Collected data entries:
=== Section Start ===
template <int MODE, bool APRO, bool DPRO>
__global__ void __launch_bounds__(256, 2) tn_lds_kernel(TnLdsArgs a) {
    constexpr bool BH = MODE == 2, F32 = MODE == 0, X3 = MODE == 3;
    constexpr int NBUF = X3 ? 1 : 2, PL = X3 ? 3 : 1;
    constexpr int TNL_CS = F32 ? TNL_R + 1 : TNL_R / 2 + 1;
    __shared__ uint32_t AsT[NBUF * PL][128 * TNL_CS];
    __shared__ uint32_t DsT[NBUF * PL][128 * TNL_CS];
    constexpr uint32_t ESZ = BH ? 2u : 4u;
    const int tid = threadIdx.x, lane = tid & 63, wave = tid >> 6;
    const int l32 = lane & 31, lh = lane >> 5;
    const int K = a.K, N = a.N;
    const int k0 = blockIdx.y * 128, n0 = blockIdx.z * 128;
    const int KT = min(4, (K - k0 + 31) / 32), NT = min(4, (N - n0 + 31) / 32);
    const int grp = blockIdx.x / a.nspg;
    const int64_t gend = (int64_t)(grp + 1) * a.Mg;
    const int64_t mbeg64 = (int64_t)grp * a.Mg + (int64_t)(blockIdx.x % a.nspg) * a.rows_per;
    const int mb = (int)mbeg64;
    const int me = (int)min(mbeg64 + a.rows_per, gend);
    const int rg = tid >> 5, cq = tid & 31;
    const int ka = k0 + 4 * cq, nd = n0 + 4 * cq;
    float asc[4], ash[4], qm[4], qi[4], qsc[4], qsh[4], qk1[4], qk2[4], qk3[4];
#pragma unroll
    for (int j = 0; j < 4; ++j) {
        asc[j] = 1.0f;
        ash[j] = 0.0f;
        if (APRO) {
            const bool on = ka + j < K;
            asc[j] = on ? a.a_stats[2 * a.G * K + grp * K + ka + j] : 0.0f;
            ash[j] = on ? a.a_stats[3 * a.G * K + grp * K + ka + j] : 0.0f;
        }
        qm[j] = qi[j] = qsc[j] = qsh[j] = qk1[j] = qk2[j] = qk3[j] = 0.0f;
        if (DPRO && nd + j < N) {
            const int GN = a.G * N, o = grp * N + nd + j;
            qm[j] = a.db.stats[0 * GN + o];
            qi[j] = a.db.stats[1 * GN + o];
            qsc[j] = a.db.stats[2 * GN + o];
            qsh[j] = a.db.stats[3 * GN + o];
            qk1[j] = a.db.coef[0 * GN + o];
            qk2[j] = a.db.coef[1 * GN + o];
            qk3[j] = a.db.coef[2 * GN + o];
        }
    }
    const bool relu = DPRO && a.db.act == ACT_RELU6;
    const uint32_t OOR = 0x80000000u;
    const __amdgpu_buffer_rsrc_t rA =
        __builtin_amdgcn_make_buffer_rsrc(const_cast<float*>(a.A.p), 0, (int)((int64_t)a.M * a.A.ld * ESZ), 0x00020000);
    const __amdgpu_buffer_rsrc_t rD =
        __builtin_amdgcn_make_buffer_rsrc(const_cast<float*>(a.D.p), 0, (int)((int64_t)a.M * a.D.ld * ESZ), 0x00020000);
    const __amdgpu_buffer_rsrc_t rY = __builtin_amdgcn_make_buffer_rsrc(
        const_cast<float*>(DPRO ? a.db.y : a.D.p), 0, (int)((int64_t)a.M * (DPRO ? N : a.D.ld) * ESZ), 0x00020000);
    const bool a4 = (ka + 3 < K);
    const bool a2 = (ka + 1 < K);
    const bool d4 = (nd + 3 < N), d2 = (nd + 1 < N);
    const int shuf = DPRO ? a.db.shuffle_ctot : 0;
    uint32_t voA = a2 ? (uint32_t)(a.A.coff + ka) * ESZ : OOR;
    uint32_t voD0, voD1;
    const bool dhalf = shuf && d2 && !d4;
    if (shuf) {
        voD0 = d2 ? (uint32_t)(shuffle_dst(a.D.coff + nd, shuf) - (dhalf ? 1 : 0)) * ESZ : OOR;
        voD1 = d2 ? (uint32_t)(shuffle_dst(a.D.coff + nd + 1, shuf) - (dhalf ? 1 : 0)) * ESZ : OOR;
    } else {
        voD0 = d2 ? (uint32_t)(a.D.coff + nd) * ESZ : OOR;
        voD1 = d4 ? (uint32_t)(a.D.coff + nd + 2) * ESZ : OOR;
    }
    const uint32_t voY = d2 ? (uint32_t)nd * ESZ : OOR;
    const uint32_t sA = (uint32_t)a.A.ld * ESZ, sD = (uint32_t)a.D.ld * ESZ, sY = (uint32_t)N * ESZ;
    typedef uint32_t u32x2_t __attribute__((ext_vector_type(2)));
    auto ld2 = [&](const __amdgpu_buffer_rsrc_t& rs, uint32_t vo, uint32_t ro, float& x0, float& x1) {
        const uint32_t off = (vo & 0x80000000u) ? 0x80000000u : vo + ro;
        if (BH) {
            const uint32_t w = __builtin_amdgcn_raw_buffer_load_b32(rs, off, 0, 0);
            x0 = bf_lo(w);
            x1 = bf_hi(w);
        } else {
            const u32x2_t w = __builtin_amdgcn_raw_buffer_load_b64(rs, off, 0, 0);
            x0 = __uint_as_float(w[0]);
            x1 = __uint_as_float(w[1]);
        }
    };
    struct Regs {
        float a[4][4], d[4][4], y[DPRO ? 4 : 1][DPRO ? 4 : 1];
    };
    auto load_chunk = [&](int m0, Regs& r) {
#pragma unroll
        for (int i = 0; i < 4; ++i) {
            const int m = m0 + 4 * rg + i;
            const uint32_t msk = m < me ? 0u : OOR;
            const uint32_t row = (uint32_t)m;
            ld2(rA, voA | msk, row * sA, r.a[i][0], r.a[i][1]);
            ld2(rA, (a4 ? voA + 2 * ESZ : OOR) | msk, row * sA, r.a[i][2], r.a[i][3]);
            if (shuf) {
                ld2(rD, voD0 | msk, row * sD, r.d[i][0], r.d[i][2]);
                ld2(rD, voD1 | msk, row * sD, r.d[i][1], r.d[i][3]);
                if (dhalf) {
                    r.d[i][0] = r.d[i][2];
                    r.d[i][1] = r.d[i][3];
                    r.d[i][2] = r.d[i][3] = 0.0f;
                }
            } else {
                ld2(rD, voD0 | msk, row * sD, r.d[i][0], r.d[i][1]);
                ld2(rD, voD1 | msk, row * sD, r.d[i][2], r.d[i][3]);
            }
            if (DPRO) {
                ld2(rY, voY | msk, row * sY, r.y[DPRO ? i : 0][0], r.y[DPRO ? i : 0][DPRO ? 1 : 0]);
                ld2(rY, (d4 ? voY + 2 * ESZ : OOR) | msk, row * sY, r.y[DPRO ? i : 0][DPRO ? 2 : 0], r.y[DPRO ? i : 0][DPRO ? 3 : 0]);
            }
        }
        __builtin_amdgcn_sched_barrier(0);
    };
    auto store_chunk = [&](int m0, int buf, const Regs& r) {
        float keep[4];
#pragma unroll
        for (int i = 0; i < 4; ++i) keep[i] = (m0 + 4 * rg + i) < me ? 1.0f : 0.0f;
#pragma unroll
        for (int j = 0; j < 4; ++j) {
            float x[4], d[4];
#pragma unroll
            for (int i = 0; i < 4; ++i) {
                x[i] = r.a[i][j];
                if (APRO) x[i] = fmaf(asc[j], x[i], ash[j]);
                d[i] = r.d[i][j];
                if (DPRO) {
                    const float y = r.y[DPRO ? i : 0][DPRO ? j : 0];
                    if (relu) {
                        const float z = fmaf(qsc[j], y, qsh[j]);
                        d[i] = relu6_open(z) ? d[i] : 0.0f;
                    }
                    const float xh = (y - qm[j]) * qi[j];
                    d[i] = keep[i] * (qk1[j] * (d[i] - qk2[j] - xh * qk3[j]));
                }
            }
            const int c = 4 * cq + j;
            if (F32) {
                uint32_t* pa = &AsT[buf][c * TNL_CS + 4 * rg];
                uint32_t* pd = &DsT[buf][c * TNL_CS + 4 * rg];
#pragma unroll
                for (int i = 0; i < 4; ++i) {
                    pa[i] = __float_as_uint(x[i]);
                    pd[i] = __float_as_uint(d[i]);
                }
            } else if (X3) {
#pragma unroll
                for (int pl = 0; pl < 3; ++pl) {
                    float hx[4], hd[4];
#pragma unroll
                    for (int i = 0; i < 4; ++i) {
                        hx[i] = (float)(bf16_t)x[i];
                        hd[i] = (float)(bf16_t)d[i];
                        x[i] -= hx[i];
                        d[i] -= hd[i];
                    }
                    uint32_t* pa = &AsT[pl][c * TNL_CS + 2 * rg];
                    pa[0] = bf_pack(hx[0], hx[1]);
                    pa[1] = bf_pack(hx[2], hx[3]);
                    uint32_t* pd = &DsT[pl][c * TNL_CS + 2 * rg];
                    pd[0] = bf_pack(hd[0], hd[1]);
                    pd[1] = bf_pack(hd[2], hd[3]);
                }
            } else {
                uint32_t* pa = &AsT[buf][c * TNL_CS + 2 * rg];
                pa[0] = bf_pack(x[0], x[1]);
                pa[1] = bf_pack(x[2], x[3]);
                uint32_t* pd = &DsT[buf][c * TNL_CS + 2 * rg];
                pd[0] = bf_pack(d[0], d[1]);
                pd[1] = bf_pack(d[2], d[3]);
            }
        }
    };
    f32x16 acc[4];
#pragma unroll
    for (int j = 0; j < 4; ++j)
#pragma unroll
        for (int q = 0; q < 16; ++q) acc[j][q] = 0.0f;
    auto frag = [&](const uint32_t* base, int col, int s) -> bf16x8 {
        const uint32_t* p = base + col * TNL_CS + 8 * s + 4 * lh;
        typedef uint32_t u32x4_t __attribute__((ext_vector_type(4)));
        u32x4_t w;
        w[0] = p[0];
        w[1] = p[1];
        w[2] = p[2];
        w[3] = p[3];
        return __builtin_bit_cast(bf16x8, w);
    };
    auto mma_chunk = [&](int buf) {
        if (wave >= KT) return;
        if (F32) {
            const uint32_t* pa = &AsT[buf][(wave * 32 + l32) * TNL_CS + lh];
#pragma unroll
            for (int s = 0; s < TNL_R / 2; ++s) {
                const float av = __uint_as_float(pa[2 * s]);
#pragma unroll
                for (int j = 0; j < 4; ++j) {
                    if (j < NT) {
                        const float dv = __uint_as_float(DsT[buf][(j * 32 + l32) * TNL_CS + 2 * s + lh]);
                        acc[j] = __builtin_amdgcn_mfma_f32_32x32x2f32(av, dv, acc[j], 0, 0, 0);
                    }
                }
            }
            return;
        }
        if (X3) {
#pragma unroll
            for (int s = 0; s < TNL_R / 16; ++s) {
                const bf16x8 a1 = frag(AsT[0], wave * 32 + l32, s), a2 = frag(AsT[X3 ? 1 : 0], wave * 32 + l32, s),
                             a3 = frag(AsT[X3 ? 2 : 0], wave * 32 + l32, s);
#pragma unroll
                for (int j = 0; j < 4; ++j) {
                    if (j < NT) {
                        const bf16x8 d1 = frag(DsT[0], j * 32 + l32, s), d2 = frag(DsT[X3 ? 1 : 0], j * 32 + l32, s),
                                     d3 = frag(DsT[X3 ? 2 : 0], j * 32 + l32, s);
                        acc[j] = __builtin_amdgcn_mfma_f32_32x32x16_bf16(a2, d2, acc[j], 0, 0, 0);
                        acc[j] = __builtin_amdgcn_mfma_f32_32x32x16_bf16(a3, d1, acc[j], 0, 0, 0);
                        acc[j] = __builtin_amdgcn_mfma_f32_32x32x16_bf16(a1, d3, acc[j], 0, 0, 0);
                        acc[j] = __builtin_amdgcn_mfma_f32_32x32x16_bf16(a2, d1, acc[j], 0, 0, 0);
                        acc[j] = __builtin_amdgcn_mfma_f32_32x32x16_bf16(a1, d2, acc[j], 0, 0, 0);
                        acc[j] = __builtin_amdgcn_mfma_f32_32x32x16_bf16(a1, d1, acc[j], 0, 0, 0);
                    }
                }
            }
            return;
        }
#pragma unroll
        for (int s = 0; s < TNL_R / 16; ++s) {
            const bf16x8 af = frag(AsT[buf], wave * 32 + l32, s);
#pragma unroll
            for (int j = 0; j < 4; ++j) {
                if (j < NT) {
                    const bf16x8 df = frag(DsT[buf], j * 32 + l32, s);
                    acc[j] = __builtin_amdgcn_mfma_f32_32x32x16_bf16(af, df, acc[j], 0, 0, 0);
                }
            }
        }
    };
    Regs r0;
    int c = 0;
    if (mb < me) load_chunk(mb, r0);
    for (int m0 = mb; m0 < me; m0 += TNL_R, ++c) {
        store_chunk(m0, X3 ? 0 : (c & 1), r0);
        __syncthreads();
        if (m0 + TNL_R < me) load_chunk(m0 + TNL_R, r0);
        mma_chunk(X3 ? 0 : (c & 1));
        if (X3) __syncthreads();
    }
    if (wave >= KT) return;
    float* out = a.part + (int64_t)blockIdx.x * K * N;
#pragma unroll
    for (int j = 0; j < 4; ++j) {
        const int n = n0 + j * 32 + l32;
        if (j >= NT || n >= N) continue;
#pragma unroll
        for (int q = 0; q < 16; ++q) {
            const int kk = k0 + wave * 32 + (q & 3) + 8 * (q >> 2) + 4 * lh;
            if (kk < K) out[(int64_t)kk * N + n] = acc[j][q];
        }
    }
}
=== Section End ===
Every line that contains the string "lane" should be returned from the data.

__Problem solution__:
    const int tid = threadIdx.x, lane = tid & 63, wave = tid >> 6;
    const int l32 = lane & 31, lh = lane >> 5;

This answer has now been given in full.